TASK PROMPT
Report every line below that carries the word "void".

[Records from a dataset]
++++++++++

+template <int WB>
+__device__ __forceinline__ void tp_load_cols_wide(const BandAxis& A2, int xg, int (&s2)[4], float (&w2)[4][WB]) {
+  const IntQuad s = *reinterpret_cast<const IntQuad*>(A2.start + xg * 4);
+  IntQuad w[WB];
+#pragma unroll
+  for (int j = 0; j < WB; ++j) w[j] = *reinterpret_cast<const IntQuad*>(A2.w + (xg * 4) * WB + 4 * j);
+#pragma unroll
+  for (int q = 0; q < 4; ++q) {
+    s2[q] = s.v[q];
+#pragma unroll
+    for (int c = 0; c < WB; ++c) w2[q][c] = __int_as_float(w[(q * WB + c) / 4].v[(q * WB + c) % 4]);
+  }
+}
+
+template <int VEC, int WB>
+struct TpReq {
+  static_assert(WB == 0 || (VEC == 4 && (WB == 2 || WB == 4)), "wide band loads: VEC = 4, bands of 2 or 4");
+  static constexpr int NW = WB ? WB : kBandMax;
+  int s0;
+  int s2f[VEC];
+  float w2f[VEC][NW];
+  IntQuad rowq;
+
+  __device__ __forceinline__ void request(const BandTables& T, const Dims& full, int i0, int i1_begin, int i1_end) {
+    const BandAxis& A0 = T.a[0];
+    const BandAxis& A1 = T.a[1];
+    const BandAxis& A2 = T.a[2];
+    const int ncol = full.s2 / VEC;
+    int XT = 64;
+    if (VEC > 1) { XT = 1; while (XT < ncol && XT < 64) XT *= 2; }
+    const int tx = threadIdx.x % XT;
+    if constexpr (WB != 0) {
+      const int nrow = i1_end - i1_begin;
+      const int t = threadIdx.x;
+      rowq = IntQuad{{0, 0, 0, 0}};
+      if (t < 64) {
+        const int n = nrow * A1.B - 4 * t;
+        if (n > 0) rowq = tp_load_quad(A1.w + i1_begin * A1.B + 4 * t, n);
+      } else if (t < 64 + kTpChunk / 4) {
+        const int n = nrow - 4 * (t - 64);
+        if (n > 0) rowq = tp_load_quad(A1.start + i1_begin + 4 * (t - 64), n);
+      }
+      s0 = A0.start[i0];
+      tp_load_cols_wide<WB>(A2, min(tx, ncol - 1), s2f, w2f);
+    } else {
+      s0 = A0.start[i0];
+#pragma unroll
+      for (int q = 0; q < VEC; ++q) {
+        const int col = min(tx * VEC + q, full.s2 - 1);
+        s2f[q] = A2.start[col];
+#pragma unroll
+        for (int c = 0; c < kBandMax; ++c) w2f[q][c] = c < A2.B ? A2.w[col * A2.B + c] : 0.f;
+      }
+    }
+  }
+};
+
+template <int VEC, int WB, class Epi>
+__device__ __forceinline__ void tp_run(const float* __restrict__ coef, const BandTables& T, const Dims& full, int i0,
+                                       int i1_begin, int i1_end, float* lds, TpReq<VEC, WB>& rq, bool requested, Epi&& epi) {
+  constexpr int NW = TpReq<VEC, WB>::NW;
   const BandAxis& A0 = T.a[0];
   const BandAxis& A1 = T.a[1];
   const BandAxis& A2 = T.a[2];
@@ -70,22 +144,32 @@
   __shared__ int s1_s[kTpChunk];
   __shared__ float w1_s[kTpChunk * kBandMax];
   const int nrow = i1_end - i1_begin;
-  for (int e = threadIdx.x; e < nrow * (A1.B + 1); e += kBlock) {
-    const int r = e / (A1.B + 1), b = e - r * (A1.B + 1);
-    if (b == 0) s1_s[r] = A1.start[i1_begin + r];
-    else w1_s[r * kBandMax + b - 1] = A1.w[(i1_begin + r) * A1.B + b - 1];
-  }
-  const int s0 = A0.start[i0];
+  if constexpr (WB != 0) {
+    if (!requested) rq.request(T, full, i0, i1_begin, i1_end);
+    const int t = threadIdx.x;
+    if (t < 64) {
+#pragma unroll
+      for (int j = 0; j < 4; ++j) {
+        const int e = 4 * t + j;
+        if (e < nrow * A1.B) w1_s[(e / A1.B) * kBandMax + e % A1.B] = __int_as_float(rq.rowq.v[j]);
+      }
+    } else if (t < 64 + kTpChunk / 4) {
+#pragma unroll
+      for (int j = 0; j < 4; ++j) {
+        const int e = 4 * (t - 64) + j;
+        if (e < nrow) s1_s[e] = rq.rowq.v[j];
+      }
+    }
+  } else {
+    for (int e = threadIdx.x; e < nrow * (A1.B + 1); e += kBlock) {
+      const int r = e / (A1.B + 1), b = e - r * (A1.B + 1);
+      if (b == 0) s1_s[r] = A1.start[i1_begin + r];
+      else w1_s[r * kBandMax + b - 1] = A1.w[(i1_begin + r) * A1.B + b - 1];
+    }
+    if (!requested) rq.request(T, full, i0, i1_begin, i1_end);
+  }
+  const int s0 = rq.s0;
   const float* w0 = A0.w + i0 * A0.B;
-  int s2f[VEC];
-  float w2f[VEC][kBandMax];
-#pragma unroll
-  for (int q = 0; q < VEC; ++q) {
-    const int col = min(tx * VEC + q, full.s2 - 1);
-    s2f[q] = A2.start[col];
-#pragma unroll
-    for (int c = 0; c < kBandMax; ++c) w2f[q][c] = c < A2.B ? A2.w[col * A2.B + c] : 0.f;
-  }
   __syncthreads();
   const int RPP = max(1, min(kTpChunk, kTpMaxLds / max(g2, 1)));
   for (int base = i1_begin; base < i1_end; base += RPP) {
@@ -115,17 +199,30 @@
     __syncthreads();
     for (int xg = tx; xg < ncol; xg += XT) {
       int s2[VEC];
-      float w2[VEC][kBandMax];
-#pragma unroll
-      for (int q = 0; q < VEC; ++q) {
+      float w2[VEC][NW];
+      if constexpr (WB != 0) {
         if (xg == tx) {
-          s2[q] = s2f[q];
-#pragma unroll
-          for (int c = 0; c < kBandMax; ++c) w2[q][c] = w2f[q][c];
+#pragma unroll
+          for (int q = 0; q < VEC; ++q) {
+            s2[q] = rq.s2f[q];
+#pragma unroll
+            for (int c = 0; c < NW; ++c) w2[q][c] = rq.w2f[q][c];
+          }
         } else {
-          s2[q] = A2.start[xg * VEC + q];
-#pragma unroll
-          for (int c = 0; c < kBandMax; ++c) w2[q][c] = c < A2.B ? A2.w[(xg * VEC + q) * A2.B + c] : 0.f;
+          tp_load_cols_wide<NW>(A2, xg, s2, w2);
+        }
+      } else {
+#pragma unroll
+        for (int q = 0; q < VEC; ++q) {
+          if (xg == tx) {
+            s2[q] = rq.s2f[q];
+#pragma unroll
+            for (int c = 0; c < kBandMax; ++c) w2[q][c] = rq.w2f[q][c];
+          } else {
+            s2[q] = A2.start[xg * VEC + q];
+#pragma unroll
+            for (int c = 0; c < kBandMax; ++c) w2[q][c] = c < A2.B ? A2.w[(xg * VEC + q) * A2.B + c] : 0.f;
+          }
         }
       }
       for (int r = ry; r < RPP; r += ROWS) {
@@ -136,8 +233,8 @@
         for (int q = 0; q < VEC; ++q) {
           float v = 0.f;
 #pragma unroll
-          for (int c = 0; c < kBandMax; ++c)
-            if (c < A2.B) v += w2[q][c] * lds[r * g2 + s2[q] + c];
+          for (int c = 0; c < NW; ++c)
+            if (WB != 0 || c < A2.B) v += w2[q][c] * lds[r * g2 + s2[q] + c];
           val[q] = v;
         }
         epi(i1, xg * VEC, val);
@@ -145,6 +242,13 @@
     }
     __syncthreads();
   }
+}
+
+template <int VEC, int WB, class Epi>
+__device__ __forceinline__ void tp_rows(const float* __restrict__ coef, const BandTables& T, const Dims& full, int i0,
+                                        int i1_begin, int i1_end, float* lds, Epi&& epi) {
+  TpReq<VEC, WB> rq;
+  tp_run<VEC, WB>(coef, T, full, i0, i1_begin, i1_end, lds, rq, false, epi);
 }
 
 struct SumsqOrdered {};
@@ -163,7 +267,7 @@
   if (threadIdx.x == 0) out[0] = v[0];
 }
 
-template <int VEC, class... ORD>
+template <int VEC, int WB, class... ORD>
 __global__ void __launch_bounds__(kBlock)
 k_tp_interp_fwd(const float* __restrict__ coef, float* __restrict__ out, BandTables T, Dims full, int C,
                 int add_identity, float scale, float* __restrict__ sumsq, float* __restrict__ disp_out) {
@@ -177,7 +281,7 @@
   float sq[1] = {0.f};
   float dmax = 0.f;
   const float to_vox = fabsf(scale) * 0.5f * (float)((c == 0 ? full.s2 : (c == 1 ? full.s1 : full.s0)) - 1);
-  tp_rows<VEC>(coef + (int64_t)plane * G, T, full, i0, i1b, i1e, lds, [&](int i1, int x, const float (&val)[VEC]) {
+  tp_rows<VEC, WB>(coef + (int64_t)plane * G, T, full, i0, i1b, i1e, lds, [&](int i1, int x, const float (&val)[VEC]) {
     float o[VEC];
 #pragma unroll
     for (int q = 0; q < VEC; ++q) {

++++++++++

YOUR RESPONSE
+__device__ __forceinline__ void tp_load_cols_wide(const BandAxis& A2, int xg, int (&s2)[4], float (&w2)[4][WB]) {
+  __device__ __forceinline__ void request(const BandTables& T, const Dims& full, int i0, int i1_begin, int i1_end) {
+__device__ __forceinline__ void tp_run(const float* __restrict__ coef, const BandTables& T, const Dims& full, int i0,
+__device__ __forceinline__ void tp_rows(const float* __restrict__ coef, const BandTables& T, const Dims& full, int i0,
 __global__ void __launch_bounds__(kBlock)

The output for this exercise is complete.